#### [INSTRUCTIONS FOR THE TASK]
If a line below contains the string "pairops", return that line.

#### [SUPPLIED MATERIAL]
↓

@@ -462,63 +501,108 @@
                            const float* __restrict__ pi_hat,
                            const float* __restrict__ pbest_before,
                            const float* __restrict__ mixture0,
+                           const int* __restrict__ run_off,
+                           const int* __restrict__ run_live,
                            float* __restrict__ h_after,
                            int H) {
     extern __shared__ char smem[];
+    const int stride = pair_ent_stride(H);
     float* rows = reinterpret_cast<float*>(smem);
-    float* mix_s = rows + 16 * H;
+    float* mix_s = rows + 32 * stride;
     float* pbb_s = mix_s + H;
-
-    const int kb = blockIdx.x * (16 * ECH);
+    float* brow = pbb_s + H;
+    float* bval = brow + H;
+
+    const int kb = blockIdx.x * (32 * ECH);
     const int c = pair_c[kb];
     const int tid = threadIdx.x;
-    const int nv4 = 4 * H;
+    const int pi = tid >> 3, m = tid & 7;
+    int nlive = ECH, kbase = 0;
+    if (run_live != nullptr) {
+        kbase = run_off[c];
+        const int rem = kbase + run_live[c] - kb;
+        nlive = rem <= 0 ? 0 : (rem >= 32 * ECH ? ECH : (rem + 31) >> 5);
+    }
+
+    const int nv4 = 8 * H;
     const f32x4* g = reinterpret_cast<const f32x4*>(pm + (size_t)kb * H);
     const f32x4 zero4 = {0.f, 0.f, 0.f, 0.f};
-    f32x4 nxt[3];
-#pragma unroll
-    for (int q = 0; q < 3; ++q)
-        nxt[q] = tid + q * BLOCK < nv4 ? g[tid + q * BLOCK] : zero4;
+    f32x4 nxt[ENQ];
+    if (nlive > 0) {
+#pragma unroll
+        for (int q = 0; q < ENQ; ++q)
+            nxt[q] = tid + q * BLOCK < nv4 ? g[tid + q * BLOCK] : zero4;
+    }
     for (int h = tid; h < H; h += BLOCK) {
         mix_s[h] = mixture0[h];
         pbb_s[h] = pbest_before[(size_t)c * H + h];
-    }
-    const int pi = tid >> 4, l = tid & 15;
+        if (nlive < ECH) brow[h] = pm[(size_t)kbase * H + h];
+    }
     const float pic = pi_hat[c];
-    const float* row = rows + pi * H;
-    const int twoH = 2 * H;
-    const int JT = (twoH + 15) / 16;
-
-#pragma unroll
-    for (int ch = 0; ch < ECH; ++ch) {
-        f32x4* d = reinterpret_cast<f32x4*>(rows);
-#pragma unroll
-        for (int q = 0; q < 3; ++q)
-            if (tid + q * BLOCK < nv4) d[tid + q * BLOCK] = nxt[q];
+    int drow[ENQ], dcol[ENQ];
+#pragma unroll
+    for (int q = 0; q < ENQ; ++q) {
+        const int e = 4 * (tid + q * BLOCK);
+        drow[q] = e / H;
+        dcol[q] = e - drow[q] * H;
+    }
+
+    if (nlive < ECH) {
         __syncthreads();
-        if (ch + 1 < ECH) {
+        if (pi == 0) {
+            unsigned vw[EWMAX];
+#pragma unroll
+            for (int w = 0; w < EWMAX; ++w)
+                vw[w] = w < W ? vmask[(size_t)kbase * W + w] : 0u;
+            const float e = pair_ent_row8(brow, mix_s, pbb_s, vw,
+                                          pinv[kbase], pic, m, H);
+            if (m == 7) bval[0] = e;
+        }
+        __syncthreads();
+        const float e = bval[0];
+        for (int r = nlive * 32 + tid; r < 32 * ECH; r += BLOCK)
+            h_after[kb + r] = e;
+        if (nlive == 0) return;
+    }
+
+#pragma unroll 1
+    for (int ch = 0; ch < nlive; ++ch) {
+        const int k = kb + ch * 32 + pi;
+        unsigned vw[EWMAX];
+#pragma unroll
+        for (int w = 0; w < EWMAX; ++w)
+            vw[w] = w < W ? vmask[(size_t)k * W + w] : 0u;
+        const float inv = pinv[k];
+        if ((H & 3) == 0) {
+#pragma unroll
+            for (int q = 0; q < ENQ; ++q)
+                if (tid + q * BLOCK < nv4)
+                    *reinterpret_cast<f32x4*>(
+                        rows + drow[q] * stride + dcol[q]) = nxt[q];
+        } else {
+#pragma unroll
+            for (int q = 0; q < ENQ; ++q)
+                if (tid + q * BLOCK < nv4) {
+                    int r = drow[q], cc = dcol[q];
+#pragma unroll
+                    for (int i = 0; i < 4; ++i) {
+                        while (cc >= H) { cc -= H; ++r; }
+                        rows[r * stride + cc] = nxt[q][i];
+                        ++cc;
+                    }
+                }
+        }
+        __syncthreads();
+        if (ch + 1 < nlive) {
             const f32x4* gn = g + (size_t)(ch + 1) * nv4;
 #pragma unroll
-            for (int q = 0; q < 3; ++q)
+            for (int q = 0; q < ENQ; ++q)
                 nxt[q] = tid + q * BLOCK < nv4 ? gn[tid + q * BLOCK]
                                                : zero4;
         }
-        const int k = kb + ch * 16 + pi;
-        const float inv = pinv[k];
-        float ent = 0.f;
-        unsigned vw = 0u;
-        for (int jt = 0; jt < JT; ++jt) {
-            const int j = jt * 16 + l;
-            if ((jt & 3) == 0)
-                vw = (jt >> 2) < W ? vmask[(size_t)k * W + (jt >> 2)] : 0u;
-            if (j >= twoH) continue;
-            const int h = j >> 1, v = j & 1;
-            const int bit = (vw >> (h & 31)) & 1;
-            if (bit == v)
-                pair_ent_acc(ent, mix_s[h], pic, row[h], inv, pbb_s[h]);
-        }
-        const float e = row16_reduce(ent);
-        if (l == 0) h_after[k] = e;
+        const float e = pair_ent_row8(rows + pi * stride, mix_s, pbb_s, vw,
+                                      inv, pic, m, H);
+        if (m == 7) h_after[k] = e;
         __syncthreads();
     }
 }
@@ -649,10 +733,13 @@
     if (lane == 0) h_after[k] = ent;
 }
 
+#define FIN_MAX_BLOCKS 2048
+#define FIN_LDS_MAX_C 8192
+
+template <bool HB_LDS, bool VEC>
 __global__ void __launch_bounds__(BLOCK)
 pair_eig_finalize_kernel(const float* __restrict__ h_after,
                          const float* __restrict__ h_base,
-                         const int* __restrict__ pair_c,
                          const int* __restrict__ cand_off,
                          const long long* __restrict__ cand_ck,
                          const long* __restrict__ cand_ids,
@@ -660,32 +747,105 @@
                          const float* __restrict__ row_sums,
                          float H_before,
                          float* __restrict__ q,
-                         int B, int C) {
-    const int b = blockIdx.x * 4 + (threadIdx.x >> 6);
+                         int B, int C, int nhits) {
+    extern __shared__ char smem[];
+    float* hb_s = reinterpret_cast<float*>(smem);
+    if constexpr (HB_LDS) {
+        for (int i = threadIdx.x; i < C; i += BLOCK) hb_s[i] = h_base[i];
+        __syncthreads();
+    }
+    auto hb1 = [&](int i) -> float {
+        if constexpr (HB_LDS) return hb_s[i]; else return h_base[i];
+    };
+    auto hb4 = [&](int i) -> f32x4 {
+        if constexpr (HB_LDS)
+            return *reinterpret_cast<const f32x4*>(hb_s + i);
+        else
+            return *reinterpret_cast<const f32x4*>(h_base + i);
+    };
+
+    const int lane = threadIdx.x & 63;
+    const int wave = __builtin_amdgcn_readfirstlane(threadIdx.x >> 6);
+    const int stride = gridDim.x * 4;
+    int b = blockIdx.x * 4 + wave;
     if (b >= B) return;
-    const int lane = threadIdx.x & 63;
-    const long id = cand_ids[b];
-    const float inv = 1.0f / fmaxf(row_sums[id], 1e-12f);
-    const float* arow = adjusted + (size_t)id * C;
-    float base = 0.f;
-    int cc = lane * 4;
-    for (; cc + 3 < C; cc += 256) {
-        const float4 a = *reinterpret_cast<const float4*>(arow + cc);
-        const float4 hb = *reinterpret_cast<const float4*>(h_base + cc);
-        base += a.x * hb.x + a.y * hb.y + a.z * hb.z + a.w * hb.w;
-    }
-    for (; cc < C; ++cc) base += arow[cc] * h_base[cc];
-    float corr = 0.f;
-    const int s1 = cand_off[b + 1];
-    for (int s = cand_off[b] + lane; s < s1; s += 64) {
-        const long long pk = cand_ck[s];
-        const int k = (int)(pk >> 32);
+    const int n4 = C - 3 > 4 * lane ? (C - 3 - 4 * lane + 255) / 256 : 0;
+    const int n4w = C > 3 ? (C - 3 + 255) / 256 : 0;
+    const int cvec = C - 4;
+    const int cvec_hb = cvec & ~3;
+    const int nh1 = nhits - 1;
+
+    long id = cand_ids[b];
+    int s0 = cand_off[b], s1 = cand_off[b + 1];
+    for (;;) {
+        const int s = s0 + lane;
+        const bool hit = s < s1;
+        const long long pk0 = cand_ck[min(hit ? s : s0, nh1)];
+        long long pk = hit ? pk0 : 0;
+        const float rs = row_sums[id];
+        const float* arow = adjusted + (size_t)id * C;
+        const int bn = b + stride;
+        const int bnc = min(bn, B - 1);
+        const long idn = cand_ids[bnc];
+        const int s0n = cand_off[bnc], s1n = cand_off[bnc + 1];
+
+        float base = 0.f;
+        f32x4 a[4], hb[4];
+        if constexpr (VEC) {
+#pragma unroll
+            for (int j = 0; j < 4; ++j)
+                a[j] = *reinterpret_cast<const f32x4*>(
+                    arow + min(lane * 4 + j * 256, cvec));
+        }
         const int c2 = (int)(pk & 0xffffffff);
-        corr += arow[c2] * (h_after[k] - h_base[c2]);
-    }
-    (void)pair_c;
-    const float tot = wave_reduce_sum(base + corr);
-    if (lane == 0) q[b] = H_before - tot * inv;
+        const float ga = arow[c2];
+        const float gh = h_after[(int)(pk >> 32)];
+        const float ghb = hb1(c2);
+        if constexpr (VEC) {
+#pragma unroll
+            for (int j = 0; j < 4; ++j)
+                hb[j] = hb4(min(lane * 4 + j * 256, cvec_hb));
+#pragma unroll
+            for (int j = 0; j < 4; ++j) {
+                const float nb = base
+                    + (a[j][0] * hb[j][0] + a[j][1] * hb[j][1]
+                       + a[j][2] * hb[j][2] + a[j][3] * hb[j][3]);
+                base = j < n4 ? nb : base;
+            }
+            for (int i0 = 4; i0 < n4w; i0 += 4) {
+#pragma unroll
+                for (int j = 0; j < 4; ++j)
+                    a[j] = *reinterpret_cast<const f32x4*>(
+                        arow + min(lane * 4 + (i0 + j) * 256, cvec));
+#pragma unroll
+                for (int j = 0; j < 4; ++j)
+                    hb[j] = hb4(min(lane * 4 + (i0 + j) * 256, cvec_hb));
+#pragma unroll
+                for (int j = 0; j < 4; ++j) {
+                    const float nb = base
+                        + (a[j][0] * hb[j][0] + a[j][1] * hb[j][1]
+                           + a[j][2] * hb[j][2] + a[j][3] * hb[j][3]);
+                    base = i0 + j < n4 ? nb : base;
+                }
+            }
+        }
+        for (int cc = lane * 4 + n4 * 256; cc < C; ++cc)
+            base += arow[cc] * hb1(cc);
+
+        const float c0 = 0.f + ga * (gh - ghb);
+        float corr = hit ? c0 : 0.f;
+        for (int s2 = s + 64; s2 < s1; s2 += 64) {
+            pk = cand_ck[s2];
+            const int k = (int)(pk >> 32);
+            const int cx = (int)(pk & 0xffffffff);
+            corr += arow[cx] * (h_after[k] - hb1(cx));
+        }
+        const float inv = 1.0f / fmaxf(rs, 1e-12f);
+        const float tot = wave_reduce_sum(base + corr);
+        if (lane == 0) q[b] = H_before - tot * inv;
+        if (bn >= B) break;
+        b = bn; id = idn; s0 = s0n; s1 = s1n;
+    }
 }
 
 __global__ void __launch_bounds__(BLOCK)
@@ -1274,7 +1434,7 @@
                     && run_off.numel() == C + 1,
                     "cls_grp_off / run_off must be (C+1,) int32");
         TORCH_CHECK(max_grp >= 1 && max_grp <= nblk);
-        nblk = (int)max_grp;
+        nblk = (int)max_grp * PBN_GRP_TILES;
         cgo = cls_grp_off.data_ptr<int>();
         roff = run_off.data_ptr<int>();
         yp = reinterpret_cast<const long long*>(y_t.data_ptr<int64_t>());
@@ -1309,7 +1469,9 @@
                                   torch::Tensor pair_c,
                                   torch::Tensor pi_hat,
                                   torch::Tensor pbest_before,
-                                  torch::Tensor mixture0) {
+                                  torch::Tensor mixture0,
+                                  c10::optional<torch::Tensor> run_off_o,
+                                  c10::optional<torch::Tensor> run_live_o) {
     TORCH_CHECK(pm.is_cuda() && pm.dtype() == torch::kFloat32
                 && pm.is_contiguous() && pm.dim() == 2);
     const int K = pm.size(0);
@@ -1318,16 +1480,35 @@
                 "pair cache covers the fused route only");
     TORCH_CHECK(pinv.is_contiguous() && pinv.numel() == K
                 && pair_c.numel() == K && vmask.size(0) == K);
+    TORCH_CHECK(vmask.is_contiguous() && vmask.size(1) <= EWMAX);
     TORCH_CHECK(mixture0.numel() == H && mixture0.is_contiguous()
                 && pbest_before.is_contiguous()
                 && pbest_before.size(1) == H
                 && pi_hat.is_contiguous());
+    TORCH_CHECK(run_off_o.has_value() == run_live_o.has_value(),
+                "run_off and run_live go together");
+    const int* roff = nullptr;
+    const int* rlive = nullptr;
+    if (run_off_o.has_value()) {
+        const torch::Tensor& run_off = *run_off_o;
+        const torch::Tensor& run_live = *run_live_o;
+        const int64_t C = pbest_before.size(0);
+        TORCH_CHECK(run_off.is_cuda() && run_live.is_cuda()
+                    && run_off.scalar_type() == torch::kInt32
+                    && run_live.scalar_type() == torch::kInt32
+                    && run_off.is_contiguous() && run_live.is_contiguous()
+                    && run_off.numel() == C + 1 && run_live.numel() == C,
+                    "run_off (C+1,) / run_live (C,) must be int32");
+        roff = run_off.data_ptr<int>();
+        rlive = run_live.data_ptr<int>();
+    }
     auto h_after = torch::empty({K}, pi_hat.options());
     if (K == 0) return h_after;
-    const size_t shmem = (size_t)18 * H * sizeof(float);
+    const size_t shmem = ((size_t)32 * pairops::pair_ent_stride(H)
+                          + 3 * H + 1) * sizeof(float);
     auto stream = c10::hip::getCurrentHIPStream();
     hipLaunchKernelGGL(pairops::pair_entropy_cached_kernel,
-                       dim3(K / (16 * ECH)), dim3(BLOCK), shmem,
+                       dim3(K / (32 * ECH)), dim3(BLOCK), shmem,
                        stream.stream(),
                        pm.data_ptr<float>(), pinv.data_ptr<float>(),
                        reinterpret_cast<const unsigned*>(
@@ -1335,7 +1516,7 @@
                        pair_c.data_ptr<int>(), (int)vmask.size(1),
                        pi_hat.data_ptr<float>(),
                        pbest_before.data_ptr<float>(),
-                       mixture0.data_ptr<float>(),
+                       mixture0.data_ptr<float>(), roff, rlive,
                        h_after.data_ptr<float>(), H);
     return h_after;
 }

↑

#### [EXPECTED OUTPUT]
+    const size_t shmem = ((size_t)32 * pairops::pair_ent_stride(H)
     hipLaunchKernelGGL(pairops::pair_entropy_cached_kernel,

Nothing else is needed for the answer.